Week of June 29th – July 5th

Assignment for third session

 

For your third session this week, you’ll work with your group to come up with some ideas about how the different water quality parameters that we’ve been discussing are related to things like land use, surficial geology, and the physical characteristics of streams. We’ve provided you with a matrix to use for your reference. There are three tables to the matrix, one for land use, one for surficial geology, and one for stream characteristics.  Each one lists the chemical parameters that we currently are able to measure on the left hand side. Across the top are different categories of land use, different types of surficial geology, and different characteristics of streams. The excel file containing the three matrices is attached to this webpage (Parameters Table.xls).

 

Your task is to begin to figure out how the various chemical parameters are related to changes in land use, surficial geology, and stream characteristics.  One way to approach it would be to ask questions like

 

  • What would I expect to happen to turbidity in an agricultural area (would it increase, decrease, or stay the same?) or in an industrial area?
  • How are the chemical parameters related to each other (can you think of ways to classify the different parameters? For example, you could group metals together, or major cations, major anions, etc.)
  • For the parameters that are related, would they change in the same way for a specific category of land use? (or surficial geology, or stream characteristics)

 

You do not need to come up with answers for every combination that is present in the three tables.  One way to approach it would be to focus on the water quality parameters that you did your presentations on at the beginning of the summer.

 

The goal of this task is to think about how all these things we’ve been learning about are related, and to start to come up with some research questions that you’ll spend the rest of the summer working to answer.  While there are a lot of water quality parameters that you can measure, making any measurement requires time and effort, so you want to have some solid reasons for why you want to measure a particular parameter.   (For example – you have a site in a predominantly rural area. What would be some of the water quality parameters that you want to measure there? Why do you want to measure them? What will the measurements tell you?
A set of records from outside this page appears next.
__device__ __forceinline__ void certify_block(const Geom &g, const FlatConsts &fc, const int32_t (&m)[kMomInts], const int frame,
                                              const int blk, const bool live, uint8_t *__restrict__ records,
                                              uint8_t *__restrict__ flags, const CertifyLists &cl, const int force_literal) {
  bool certain = false;
  float score_out = 0.0f;
  uint8_t flag_out = 0;
  if (live && !force_literal) {
    const double S0 = m[kM_S0], SX = (double)m[kM_SXU] - 16.0 * m[kM_S0], SY = (double)m[kM_SYU] - 16.0 * m[kM_S0];
    const double SAX = m[kM_SAX], SAY = m[kM_SAY];
    const double I0 = m[kM_I0], IX = (double)m[kM_IXU] - 16.0 * m[kM_I0], IY = (double)m[kM_IYU] - 16.0 * m[kM_I0];
    const double IPP = m[kM_IPP], DXX = m[kM_DXX], DYY = m[kM_DYY], DXY = m[kM_DXY], DX = m[kM_DX], DY = m[kM_DY];
    const double N = 900.0;
    constexpr double kEt01 = 1030.0 * kU / 4080.0 * (1.0 + 1e-12), kEt2 = 1026.0 * kU / 255.0 * (1.0 + 1e-12);
    const double Et0 = kEt01 * SAY, Et1 = kEt01 * SAX, Et2 = kEt2 * S0;
    double v[5], x[5], cv[3], cx[3], tv[3], tx[3];
    {
      const PE t0 = pe_mul_r(PE{SY, 0.0}, 1.0 / 4080.0), t1 = pe_mul_r(PE{SX, 0.0}, 1.0 / 4080.0), t2 = pe_mul_r(PE{S0, 0.0}, 1.0 / 255.0);
      PE c[3];
#pragma unroll
      for (int i = 0; i < 3; ++i)
        c[i] = pe_add(pe_add(pe_mul_k(t0, fc.ata_inv[3 * i]), pe_mul_k(t1, fc.ata_inv[3 * i + 1])), pe_mul_k(t2, fc.ata_inv[3 * i + 2]));
      const PE c0 = c[0], c1 = c[1], c2 = c[2];
      const PE c00 = pe_mul(c0, c0), c11 = pe_mul(c1, c1), c01 = pe_mul(c0, c1), c0p1 = pe_add(c0, c1);
      const PE sGxx = pe_add(pe_sub(pe_mul_r(PE{DXX, 0.0}, 1.0 / 260100.0), pe_mul_r(pe_mul_k(c1, DX), 1.0 / 4080.0)), pe_mul_k(c11, N / 256.0));
      const PE sGyy = pe_add(pe_sub(pe_mul_r(PE{DYY, 0.0}, 1.0 / 260100.0), pe_mul_r(pe_mul_k(c0, DY), 1.0 / 4080.0)), pe_mul_k(c00, N / 256.0));
      const PE sGxy = pe_add(pe_sub(pe_mul_r(PE{DXY, 0.0}, 1.0 / 260100.0), pe_mul_r(pe_mul_k(c0, DX), 1.0 / 8160.0)),
                             pe_sub(pe_mul_k(c01, N / 256.0), pe_mul_r(pe_mul_k(c1, DY), 1.0 / 8160.0)));
      const PE sR = pe_sub(pe_add(pe_mul_r(PE{I0, 0.0}, 1.0 / 255.0), pe_mul_k(c0p1, 450.0 / 16.0)), pe_mul_k(c2, N));
      const PE cross = pe_add(pe_add(pe_mul_r(pe_mul_k(c0, IY), 1.0 / 4080.0), pe_mul_r(pe_mul_k(c1, IX), 1.0 / 4080.0)),
                              pe_mul_r(pe_mul_k(c2, I0), 1.0 / 255.0));
      const PE fit2 = pe_add(pe_add(pe_mul_k(pe_add(c00, c11), 67650.0 / 256.0), pe_mul_k(pe_mul(c2, c2), N)),
                             pe_sub(pe_mul_k(c01, 450.0 / 256.0), pe_mul_k(pe_mul(c0p1, c2), 900.0 / 16.0)));
      const PE sR2 = pe_add(pe_sub(pe_mul_r(PE{IPP, 0.0}, 1.0 / 65025.0), pe_mul_k(cross, 2.0)), fit2);
      constexpr double kInfl = 1.0 + 1e-7;
      v[0] = sGxx.v, v[1] = sGyy.v, v[2] = sGxy.v, v[3] = sR.v, v[4] = sR2.v;
      x[0] = sGxx.e * kInfl, x[1] = sGyy.e * kInfl, x[2] = sGxy.e * kInfl, x[3] = sR.e * kInfl, x[4] = sR2.e * kInfl;
      cv[0] = c0.v, cv[1] = c1.v, cv[2] = c2.v, cx[0] = c0.e * kInfl, cx[1] = c1.e * kInfl, cx[2] = c2.e * kInfl;
      tv[0] = t0.v, tv[1] = t1.v, tv[2] = t2.v, tx[0] = t0.e * kInfl, tx[1] = t1.e * kInfl, tx[2] = t2.e * kInfl;
    }
    {
      double Ec[3];
#pragma unroll
      for (int i = 0; i < 3; ++i) {
        const double m0 = fc.ata_inv[3 * i], m1 = fc.ata_inv[3 * i + 1], m2 = fc.ata_inv[3 * i + 2];
        Ec[i] = fabs(m0) * (Et0 + 4.0 * kU * (fabs(tv[0]) + tx[0])) + fabs(m1) * (Et1 + 4.0 * kU * (fabs(tv[1]) + tx[1])) +
                fabs(m2) * (Et2 + 4.0 * kU * (fabs(tv[2]) + tx[2]));
      }
      const double F = (fabs(cv[0]) + cx[0]) + (fabs(cv[1]) + cx[1]) + (fabs(cv[2]) + cx[2]) + Ec[0] + Ec[1] + Ec[2];
      const double Eg0 = kU * (3.0 + 5.0 * F);
      const double Egx = Ec[1] / 16.0 + Eg0, Egy = Ec[0] / 16.0 + Eg0;
      const double Er = kU * (2.0 + 5.0 * F) + Ec[0] + Ec[1] + Ec[2];
      const double gxx = fmax(v[0] + x[0], 0.0), gyy = fmax(v[1] + x[1], 0.0), r2 = fmax(v[4] + x[4], 0.0);
      const double kSafety = 4.0;
      const double sxx = sqrt_up(N * gxx), syy = sqrt_up(N * gyy), sr2 = sqrt_up(N * r2);
      VE Gxx{v[0], kSafety * (905.0 * kU * gxx + 2.0 * Egx * sxx + N * Egx * Egx) + x[0]};
      VE Gyy{v[1], kSafety * (905.0 * kU * gyy + 2.0 * Egy * syy + N * Egy * Egy) + x[1]};
      VE Gxy{v[2], kSafety * (905.0 * kU * 0.5 * (gxx + gyy) + Egy * sxx + Egx * syy + N * Egx * Egy) + x[2]};
      VE mean{v[3], kSafety * (905.0 * kU * sr2 + N * (kU * (2.0 + 5.0 * F) + Ec[2] + (Ec[0] + Ec[1]) / 32.0)) + x[3]};
      VE var{v[4], kSafety * (905.0 * kU * r2 + 2.0 * Er * sr2 + N * Er * Er) + x[4]};
      mean = ve_div_c(mean, N);
      Gxx = ve_div_c(Gxx, N);
      Gxy = ve_div_c(Gxy, N);
      Gyy = ve_div_c(Gyy, N);
      var = ve_sub(ve_div_c(var, N), ve_mul(mean, mean));
      const VE trace = ve_add(Gxx, Gyy);
      const VE det = ve_sub(ve_mul(Gxx, Gyy), ve_mul(Gxy, Gxy));
      VE disc = ve_sub(ve_mul(trace, trace), ve_mul_c(4.0, det));
      if (!(disc.v > 0.0)) disc.v = 0.0;
      VE sq;
      sq.v = sqrt(disc.v);
      {
        const double lo = disc.v - disc.e;
        const bool big = lo > disc.e;
        sq.e = (big ? disc.e * rcp_up(2.0 * sqrt_down(lo)) : sqrt_up(disc.e)) + 2.0 * kU * sq.v;
      }
      const VE e1 = ve_div_c(ve_add(trace, sq), 2.0);
      const VE e2 = ve_div_c(ve_sub(trace, sq), 2.0);
      const VE norm = e1;
      VE den = e2;
      if (!(den.v > 1e-6)) den.v = 1e-6;
      VE ratio{e1.v / den.v, 0.0};
      const double den_lo = den.v - den.e;
      const bool ratio_ok = den_lo > 0.0;
      ratio.e = ratio_ok ? (e1.e + fabs(ratio.v) * den.e) * rcp_up(den_lo) * (1.0 + 8.0 * kU) + 2.0 * kU * fabs(ratio.v) : 1e300;
      const double kTrace = 0.15 / 1024.0, kRatio = 1.25, kNorm = 0.08 / 1024.0, kVar = 0.005 / 1024.0;
      const int tr_lt = ve_lt(trace, kTrace), ra_lt = ve_lt(ratio, kRatio), no_lt = ve_lt(norm, kNorm), va_gt = ve_gt(var, kVar);
      int flat;
      if (tr_lt == 0 || ra_lt == 0 || no_lt == 0 || va_gt == 0) flat = 0;
      else if (tr_lt == 1 && ra_lt == 1 && no_lt == 1 && va_gt == 1) flat = 1;
      else flat = -1;
      VE sw = ve_mul_c(-6682.0, var);
      sw = ve_add(sw, ve_mul_c(-0.2056, ratio));
      sw = ve_add(sw, ve_mul_c(13087.0, trace));
      sw = ve_add(sw, ve_mul_c(-12434.0, norm));
      sw = ve_add_c(sw, 2.5694);
      auto clamp_sw = [](double z) { return z < -25.0 ? -25.0 : (z > 100.0 ? 100.0 : z); };
      auto sigmoid = [](double z) { return 1.0 / (1.0 + exp(-z)); };
      const double sv = sigmoid(clamp_sw(sw.v));
      const double x_c = clamp_sw(sw.v);
      const double e_c = fmax(clamp_sw(sw.v + sw.e) - x_c, x_c - clamp_sw(sw.v - sw.e)) * (1.0 + 4.0 * kU);
      const double s_dev = e_c * (sv * (1.0 - sv) + 0.1 * e_c + 8.0 * kU) * (1.0 + 8.0 * kU);
      const double s_lo = sv - s_dev, s_hi = sv + s_dev;
      const float f_lo = (float)(s_lo * (1.0 - 16.0 * kU)), f_hi = (float)(s_hi * (1.0 + 16.0 * kU));
      const bool score_ok = ratio_ok && (f_lo == f_hi) && isfinite(sw.e);
      if (flat >= 0 && va_gt >= 0 && (va_gt == 0 || score_ok)) {
        certain = true;
        flag_out = flat ? 255 : 0;
        score_out = va_gt ? f_lo : 0.0f;
      }
    }
  }
  if (live) {
    uint8_t *rec = records + (size_t)frame * g.rec_size;
    reinterpret_cast<uint32_t *>(rec + g.off_luma_sum)[blk] = (uint32_t)m[kM_CLIP];
    if (certain) {
      reinterpret_cast<float *>(rec + g.off_scores)[blk] = score_out;
      flags[(size_t)frame * g.nblocks + blk] = flag_out;
    }
  }
  const bool todo = live && !certain;
  const unsigned long long bal = __ballot(todo);
  if (bal != 0) {
    const int lane = threadIdx.x & 63;
    uint32_t base = 0;
    if (lane == 0) base = atomicAdd(&cl.count[cl.global ? 0 : frame], (uint32_t)__popcll(bal));
    base = __shfl(base, 0, 64);
    const uint32_t at = base + (uint32_t)__popcll(bal & ((1ull << lane) - 1ull));
    if (todo) {
      if (cl.global) cl.list[at] = (uint32_t)frame * (uint32_t)g.nblocks + (uint32_t)blk;
      else cl.list[(size_t)frame * g.nblocks + at] = (uint32_t)blk;
    }
  }
}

How will the measurements help you to answer your research questions?  What parameters would not be particularly useful to you as you answer your research questions?)

 

 

Your group will work on its own for your third session this week.  You’ll continue to work on the same project, but with faculty, during your first session next week (FOS: Monday July 6th from 9 am – 12 noon; UTC: Monday July 6th from 5 pm– 8 pm).  Some resources are available in the Muddy Waters file drawer in S-130.  If you have questions, don’t hesitate to ask!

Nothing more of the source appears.